What to produce: Which lines of the records contain "minesum"? Collect every one of them.
───── Data extract ─────
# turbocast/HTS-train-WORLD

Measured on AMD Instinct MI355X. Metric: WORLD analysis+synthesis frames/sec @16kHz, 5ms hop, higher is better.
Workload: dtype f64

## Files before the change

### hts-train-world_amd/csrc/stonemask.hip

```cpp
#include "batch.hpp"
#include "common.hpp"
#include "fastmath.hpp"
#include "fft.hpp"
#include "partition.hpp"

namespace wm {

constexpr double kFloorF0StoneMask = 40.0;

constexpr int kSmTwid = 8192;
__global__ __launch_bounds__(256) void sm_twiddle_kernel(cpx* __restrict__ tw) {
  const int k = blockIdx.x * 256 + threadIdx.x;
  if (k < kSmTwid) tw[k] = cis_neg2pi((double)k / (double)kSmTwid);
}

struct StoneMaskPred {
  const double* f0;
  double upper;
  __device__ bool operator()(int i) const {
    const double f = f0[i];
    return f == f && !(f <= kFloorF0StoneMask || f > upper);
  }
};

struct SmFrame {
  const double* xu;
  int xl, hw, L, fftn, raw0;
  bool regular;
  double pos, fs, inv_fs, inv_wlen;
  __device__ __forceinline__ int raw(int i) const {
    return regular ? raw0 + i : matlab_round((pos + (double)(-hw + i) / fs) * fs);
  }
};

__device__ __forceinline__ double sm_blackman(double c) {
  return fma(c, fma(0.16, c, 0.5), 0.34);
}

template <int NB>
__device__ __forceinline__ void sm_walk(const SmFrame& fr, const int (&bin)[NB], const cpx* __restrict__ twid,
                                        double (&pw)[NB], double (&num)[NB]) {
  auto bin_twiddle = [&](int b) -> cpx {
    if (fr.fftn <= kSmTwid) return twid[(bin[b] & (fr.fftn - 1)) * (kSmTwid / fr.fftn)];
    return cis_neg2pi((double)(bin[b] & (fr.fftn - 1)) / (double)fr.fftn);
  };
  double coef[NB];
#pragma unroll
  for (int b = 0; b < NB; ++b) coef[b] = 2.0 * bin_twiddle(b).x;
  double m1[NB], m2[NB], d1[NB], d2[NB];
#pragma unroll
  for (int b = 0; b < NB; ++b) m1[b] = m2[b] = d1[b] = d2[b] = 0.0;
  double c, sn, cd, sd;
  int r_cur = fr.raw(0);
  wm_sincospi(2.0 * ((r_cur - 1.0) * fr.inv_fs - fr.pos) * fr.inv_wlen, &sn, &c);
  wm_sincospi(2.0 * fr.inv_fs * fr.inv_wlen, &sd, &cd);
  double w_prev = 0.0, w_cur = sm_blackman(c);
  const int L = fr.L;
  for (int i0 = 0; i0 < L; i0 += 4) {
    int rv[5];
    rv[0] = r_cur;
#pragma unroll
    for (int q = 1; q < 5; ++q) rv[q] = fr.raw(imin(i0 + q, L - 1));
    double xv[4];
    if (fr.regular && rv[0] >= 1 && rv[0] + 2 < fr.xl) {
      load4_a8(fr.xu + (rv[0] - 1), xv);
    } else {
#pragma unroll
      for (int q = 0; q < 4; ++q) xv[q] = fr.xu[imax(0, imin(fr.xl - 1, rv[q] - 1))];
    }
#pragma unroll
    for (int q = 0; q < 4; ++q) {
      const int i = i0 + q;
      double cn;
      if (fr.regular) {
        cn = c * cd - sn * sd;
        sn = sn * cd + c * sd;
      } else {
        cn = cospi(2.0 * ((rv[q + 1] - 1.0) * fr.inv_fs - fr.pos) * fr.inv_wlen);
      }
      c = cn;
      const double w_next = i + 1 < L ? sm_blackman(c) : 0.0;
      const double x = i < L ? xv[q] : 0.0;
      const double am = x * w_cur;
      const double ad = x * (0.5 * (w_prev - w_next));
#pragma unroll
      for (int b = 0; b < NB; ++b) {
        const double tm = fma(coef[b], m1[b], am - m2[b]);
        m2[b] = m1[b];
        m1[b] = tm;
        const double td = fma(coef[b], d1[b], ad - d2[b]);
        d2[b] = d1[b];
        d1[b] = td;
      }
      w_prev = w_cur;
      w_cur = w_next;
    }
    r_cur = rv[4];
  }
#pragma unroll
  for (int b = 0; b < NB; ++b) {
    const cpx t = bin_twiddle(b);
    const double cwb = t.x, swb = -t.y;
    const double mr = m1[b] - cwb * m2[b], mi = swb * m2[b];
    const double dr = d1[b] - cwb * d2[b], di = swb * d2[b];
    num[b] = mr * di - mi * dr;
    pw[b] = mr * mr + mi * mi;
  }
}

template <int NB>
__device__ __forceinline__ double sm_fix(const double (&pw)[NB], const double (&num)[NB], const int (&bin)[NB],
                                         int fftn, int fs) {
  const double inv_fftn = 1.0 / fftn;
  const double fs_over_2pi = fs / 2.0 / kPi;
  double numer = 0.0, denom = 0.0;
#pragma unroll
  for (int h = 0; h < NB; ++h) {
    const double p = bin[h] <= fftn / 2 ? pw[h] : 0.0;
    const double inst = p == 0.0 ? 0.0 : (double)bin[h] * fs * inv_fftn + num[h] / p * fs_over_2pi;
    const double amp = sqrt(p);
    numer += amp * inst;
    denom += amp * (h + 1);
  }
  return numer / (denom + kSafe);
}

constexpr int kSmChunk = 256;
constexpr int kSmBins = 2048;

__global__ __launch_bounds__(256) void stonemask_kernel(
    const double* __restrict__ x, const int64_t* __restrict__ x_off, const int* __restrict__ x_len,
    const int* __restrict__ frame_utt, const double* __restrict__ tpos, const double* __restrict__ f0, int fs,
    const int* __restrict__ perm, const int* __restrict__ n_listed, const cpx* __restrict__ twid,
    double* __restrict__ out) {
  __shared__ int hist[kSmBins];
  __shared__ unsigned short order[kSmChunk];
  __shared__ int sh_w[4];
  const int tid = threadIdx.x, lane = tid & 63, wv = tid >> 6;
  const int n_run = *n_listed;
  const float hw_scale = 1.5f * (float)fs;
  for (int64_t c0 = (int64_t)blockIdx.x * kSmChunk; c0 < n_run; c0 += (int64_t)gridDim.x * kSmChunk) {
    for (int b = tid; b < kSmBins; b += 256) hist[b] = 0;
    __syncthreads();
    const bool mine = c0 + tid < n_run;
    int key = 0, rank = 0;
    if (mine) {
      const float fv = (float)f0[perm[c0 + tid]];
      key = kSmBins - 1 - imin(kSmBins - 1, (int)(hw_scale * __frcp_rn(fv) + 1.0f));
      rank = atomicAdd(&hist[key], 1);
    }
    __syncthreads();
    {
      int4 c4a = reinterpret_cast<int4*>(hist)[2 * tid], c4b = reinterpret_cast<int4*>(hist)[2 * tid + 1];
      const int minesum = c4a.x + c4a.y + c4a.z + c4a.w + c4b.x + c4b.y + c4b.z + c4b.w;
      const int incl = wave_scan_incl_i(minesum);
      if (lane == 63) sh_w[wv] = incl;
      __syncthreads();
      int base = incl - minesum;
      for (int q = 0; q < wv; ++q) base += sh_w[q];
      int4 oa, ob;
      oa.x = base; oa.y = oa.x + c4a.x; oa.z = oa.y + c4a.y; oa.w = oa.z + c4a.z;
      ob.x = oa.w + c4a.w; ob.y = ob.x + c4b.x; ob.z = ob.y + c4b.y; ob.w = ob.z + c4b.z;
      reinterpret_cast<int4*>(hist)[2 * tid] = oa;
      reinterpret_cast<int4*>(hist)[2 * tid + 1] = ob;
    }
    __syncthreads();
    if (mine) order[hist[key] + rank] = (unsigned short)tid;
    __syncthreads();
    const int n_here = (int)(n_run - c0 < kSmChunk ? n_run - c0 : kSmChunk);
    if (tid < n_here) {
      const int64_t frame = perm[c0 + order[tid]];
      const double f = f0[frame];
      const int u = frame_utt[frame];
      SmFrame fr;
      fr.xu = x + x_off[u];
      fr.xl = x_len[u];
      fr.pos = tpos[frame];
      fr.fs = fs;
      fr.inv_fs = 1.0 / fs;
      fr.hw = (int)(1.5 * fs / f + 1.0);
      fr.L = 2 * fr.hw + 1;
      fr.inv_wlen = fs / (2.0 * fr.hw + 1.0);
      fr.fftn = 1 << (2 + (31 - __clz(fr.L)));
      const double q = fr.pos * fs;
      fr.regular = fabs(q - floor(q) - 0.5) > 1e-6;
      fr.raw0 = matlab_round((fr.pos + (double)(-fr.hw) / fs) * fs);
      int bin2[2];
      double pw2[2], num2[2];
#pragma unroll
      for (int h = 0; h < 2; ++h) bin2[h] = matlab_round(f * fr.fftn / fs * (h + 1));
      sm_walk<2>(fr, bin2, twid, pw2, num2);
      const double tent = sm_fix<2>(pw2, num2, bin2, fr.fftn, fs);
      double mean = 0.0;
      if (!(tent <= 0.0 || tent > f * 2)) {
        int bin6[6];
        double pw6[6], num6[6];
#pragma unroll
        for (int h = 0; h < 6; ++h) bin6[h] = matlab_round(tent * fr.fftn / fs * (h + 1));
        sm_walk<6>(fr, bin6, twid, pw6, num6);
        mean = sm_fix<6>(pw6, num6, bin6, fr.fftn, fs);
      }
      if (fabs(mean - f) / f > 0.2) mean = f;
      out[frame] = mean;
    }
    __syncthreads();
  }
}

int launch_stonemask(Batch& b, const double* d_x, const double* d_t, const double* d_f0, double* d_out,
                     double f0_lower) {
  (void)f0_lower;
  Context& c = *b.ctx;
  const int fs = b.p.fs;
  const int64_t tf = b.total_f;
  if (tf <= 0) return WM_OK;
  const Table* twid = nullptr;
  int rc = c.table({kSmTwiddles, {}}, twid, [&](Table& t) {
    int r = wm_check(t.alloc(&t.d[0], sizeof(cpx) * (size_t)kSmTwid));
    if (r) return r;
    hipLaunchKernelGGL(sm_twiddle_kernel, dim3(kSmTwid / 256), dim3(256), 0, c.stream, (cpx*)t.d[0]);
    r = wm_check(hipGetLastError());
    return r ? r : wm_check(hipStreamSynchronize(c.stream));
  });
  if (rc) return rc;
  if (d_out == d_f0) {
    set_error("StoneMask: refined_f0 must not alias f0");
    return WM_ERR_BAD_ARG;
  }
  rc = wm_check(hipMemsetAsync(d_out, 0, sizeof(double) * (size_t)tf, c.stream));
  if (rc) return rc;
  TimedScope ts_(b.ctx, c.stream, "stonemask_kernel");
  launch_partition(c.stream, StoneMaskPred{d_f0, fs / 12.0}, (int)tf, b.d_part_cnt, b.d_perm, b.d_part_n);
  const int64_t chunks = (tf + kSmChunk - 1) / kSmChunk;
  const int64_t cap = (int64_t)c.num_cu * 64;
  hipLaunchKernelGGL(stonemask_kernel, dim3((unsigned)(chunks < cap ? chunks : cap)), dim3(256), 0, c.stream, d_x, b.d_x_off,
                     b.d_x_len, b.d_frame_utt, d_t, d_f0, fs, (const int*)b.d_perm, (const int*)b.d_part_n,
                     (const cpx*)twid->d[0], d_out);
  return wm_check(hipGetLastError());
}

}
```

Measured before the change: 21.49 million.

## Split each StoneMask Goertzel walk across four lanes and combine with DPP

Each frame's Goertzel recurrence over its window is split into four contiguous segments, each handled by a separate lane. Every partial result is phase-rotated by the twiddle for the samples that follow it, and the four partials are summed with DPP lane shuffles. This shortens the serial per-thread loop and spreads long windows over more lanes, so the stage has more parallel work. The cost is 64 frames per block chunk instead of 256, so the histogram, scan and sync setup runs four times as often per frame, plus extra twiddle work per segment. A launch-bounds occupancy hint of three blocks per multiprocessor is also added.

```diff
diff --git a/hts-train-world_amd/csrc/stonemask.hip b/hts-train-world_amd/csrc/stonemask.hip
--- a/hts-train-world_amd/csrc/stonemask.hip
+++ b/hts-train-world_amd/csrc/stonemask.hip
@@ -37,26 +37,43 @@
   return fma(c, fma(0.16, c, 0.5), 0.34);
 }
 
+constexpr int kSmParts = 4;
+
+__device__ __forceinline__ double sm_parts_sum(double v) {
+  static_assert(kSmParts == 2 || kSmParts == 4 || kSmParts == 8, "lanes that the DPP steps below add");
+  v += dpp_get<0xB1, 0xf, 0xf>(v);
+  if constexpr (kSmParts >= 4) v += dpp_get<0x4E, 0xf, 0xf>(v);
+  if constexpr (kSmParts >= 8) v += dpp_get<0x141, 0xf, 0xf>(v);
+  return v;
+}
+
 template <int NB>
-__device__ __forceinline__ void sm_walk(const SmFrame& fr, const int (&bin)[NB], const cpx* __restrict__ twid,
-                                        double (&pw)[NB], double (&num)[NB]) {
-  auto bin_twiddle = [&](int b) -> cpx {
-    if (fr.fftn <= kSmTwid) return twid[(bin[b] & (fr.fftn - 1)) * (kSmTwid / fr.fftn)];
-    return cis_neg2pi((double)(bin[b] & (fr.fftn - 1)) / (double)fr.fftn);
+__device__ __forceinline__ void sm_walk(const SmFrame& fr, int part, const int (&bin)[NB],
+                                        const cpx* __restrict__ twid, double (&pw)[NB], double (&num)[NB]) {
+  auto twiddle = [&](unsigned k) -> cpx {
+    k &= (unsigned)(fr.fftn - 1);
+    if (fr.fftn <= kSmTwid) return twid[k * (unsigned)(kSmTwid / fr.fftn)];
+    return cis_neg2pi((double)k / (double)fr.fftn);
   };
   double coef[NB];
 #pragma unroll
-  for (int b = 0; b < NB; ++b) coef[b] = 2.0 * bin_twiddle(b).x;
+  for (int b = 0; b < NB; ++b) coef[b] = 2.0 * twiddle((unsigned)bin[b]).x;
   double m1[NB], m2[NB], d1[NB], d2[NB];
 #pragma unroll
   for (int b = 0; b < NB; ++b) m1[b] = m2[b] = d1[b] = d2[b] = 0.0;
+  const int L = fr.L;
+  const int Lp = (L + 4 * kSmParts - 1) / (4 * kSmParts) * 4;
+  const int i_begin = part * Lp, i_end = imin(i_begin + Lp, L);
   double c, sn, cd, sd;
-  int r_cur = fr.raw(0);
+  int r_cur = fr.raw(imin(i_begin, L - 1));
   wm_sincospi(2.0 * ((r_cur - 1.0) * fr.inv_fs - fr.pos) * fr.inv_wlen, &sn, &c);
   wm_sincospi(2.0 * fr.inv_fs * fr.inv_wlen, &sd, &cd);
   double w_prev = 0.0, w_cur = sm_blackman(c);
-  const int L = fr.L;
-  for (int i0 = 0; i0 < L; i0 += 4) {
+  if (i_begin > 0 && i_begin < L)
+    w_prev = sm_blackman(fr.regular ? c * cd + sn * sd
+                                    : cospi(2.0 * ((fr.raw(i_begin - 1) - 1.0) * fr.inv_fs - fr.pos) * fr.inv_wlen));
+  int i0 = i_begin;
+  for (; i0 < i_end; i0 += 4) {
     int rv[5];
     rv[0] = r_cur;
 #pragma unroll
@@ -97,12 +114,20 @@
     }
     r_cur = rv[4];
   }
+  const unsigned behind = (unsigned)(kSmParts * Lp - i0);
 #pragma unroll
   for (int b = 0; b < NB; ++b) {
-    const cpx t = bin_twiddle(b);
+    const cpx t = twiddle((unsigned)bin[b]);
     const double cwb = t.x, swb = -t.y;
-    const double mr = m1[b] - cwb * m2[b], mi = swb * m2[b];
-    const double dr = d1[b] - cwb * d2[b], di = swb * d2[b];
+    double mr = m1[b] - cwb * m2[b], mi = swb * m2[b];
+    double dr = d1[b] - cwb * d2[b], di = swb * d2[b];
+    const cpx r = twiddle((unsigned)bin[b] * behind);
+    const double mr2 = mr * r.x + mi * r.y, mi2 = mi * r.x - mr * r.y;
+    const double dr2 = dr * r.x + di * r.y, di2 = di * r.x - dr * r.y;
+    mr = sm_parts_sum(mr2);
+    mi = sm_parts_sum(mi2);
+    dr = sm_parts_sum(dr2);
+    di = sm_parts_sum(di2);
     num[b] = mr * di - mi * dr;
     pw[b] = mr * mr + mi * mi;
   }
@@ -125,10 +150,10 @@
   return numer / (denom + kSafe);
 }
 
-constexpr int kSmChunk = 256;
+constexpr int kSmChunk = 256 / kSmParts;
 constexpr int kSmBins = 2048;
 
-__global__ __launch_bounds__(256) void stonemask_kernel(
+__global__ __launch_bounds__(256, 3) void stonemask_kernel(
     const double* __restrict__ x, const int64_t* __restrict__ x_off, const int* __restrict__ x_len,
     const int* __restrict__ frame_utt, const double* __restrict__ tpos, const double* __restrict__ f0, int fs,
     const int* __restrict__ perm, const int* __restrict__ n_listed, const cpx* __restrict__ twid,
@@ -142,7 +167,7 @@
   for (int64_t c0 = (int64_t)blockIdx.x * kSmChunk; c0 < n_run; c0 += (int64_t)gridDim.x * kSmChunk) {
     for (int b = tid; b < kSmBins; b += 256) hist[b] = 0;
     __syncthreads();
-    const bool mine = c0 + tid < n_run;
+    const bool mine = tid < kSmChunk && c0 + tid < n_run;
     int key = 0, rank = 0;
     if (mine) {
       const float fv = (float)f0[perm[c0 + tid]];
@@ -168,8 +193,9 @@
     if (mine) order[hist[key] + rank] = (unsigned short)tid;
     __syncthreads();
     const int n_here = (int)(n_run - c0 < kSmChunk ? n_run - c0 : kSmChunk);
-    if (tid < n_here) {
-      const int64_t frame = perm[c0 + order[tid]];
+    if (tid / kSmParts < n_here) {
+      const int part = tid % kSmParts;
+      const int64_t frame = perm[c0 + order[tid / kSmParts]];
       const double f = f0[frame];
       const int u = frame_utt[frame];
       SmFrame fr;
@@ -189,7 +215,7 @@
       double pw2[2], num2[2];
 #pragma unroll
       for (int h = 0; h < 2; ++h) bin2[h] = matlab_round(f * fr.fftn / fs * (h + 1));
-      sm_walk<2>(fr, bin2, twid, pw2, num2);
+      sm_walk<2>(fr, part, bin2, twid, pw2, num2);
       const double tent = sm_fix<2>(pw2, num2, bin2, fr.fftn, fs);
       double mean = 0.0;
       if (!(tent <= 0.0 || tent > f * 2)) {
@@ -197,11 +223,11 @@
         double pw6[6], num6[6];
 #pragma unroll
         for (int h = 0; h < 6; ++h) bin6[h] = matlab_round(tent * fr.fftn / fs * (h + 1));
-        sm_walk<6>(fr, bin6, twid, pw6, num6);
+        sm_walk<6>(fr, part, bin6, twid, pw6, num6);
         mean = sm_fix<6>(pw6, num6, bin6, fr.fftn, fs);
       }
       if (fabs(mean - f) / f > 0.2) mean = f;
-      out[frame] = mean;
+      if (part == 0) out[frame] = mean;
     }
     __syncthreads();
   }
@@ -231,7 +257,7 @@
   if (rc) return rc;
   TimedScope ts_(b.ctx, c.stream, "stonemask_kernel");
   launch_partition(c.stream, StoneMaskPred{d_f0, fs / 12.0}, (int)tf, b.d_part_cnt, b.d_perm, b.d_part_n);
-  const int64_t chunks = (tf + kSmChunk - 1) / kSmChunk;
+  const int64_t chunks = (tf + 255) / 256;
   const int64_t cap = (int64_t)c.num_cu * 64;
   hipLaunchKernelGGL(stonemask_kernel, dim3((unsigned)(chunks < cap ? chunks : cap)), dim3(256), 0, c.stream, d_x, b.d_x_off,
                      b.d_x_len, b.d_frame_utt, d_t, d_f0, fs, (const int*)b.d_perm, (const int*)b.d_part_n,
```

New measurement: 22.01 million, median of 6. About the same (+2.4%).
─────
Result:
      const int minesum = c4a.x + c4a.y + c4a.z + c4a.w + c4b.x + c4b.y + c4b.z + c4b.w;
      const int incl = wave_scan_incl_i(minesum);
      int base = incl - minesum;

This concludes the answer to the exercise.